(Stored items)

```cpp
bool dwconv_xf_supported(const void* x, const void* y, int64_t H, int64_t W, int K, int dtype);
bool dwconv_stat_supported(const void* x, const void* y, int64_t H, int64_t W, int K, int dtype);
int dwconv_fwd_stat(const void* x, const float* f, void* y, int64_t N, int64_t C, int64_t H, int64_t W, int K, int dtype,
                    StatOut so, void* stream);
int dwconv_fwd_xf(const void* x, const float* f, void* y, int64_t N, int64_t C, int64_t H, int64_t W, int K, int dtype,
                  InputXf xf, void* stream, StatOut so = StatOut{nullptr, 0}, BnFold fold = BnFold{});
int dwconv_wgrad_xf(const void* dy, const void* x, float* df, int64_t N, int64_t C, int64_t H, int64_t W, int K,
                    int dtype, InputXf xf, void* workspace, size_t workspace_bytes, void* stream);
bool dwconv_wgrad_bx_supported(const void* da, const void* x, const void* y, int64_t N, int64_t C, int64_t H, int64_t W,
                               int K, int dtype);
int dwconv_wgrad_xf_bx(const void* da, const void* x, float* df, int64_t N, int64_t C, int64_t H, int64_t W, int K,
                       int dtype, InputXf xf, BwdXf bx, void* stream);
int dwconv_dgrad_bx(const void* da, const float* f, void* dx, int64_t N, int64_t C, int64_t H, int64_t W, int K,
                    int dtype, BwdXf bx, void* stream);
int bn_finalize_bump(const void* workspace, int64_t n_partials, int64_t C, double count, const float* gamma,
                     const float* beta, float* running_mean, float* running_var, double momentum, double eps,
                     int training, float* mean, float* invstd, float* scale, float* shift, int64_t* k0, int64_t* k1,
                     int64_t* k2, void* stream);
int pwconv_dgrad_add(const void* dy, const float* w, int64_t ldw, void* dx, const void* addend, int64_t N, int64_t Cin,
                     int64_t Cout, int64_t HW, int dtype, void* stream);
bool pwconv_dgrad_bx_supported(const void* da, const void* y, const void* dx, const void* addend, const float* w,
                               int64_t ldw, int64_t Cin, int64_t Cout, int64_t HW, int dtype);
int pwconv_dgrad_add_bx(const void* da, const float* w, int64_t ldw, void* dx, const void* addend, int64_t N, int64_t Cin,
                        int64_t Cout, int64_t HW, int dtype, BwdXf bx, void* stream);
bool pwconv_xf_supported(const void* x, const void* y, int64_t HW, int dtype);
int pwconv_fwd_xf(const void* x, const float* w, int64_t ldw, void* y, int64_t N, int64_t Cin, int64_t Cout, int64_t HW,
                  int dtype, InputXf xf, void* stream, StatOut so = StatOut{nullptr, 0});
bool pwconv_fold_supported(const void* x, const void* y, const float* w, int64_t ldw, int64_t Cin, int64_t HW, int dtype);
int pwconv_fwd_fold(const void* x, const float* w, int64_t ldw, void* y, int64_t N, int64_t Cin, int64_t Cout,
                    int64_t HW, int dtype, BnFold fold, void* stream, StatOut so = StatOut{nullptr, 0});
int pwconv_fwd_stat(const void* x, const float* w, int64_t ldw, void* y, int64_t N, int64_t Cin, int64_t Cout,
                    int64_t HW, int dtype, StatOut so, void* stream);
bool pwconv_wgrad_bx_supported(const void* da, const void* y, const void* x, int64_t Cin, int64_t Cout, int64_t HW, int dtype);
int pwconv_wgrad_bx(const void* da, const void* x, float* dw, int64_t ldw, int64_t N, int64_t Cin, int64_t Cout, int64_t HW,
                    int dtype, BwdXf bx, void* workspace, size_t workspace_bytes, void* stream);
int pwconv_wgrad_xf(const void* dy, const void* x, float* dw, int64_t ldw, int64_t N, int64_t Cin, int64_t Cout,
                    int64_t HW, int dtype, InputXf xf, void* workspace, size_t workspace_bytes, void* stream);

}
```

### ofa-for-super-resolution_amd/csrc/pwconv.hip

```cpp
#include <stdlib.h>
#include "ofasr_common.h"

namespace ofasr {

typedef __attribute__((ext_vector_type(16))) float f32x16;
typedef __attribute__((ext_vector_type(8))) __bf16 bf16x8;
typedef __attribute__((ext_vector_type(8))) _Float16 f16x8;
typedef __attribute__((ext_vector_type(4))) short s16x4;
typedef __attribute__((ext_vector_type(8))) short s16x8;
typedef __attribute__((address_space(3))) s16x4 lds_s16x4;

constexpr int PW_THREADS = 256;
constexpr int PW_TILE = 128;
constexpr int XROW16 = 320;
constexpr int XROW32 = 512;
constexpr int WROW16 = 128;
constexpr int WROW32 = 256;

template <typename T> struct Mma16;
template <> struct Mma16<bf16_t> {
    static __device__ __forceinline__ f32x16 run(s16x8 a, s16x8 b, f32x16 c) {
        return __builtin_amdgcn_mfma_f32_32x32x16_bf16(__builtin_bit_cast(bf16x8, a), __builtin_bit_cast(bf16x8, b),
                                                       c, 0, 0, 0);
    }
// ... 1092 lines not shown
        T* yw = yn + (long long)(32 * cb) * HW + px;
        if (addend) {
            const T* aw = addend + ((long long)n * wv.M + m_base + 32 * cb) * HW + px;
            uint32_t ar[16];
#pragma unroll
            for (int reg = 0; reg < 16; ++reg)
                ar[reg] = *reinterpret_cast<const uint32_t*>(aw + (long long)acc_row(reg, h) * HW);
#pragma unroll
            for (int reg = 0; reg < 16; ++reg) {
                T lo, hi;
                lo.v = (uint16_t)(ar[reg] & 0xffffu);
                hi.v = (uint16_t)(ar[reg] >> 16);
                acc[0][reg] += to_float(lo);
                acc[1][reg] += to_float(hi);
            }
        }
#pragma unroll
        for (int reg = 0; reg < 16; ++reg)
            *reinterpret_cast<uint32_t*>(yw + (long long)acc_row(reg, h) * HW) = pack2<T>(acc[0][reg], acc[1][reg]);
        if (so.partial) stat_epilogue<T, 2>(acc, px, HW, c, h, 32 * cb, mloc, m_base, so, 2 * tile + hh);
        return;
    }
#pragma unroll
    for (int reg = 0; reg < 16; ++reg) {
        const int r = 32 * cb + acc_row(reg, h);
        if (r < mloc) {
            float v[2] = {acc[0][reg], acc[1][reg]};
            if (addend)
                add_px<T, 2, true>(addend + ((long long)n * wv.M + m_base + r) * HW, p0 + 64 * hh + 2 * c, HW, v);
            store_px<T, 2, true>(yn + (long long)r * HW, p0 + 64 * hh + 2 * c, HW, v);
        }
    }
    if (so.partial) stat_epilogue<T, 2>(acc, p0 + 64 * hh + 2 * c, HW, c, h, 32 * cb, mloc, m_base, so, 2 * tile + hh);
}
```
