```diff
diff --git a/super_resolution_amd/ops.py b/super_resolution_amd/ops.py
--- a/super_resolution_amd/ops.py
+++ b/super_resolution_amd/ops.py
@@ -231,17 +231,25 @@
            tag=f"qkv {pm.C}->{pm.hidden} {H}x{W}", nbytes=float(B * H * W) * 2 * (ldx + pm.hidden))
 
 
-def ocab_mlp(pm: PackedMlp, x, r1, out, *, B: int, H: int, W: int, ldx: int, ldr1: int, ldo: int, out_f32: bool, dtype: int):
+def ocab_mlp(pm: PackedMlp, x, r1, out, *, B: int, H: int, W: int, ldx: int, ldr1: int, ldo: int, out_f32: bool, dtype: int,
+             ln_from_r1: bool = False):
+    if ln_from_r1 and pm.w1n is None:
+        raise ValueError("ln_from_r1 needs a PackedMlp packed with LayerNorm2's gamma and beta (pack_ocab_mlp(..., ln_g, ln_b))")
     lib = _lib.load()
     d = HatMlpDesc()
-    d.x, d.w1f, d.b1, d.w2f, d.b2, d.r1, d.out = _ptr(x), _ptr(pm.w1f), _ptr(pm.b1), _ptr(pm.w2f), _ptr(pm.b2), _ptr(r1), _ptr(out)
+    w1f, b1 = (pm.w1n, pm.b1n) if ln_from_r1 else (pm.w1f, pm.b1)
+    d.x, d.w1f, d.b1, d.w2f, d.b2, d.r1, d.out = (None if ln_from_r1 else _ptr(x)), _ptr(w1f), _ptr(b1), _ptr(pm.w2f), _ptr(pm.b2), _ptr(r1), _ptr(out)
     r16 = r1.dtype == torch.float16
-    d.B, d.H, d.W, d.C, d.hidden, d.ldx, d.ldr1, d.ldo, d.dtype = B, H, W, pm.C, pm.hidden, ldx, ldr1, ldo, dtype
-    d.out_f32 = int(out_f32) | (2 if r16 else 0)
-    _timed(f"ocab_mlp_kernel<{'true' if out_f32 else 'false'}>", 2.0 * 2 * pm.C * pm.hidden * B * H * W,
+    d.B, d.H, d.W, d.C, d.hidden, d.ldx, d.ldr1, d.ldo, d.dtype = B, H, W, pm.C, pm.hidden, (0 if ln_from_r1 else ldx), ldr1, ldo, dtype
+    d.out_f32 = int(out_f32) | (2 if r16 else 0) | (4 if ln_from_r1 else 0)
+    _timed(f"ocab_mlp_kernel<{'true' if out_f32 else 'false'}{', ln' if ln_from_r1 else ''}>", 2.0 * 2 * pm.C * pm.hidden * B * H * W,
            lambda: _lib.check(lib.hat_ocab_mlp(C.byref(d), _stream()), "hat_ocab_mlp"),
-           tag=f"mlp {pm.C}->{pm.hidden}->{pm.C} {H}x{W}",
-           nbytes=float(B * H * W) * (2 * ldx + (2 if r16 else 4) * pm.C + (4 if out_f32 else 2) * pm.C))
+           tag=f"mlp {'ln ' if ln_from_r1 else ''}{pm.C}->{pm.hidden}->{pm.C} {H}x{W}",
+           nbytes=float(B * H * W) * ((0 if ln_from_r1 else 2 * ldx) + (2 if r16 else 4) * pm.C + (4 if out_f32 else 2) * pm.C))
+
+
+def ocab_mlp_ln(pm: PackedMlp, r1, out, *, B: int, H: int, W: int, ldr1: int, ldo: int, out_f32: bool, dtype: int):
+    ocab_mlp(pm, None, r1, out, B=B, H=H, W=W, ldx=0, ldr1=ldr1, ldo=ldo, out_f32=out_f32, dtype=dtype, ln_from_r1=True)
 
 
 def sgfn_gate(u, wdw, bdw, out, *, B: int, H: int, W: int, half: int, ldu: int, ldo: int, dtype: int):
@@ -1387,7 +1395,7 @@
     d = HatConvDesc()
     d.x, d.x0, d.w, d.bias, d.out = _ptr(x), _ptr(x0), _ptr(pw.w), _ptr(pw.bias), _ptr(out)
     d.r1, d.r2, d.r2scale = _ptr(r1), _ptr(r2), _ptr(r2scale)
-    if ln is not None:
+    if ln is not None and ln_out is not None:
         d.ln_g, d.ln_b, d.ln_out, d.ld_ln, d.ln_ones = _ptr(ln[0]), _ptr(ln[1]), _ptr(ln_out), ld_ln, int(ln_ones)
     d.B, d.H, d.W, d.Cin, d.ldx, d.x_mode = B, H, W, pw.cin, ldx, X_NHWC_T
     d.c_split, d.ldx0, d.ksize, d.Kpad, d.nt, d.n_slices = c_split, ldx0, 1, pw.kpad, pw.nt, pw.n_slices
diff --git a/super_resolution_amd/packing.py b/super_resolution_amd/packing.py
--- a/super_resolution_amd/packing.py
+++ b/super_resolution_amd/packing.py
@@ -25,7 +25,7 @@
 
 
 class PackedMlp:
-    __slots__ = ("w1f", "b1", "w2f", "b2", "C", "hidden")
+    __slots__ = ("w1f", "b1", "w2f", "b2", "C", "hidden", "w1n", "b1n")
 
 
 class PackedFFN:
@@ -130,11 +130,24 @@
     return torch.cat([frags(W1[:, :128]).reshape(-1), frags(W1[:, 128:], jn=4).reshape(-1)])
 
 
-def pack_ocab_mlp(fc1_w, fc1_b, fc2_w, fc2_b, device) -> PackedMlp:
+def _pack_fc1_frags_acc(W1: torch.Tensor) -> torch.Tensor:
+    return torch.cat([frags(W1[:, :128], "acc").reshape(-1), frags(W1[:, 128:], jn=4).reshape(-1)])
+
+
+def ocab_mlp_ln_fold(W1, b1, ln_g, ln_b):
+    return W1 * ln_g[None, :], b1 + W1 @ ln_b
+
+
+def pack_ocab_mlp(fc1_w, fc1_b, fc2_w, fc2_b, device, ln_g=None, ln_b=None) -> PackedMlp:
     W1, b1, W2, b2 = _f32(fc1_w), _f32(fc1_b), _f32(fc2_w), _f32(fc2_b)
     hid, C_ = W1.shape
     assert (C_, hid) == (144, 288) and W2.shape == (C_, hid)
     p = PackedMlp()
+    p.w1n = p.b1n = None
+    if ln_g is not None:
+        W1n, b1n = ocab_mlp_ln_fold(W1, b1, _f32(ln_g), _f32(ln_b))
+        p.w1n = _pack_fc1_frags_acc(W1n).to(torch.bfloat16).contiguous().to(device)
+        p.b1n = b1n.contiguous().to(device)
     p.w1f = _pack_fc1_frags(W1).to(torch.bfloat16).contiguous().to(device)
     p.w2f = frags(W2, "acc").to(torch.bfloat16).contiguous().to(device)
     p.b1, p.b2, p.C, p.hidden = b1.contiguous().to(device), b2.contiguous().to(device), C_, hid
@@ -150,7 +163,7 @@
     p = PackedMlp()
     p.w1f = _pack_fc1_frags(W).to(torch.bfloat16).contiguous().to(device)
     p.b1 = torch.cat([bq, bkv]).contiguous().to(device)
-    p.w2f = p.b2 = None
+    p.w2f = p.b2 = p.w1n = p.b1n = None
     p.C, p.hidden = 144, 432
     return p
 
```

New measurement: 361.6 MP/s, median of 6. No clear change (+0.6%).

### Your assignment
Look for the string "InputXf" in the records, and copy every line where it is found.

### Worked solution
                  InputXf xf, void* stream, StatOut so = StatOut{nullptr, 0}, BnFold fold = BnFold{});
                    int dtype, InputXf xf, void* workspace, size_t workspace_bytes, void* stream);
                       int dtype, InputXf xf, BwdXf bx, void* stream);
                  int dtype, InputXf xf, void* stream, StatOut so = StatOut{nullptr, 0});
                    int64_t HW, int dtype, InputXf xf, void* workspace, size_t workspace_bytes, void* stream);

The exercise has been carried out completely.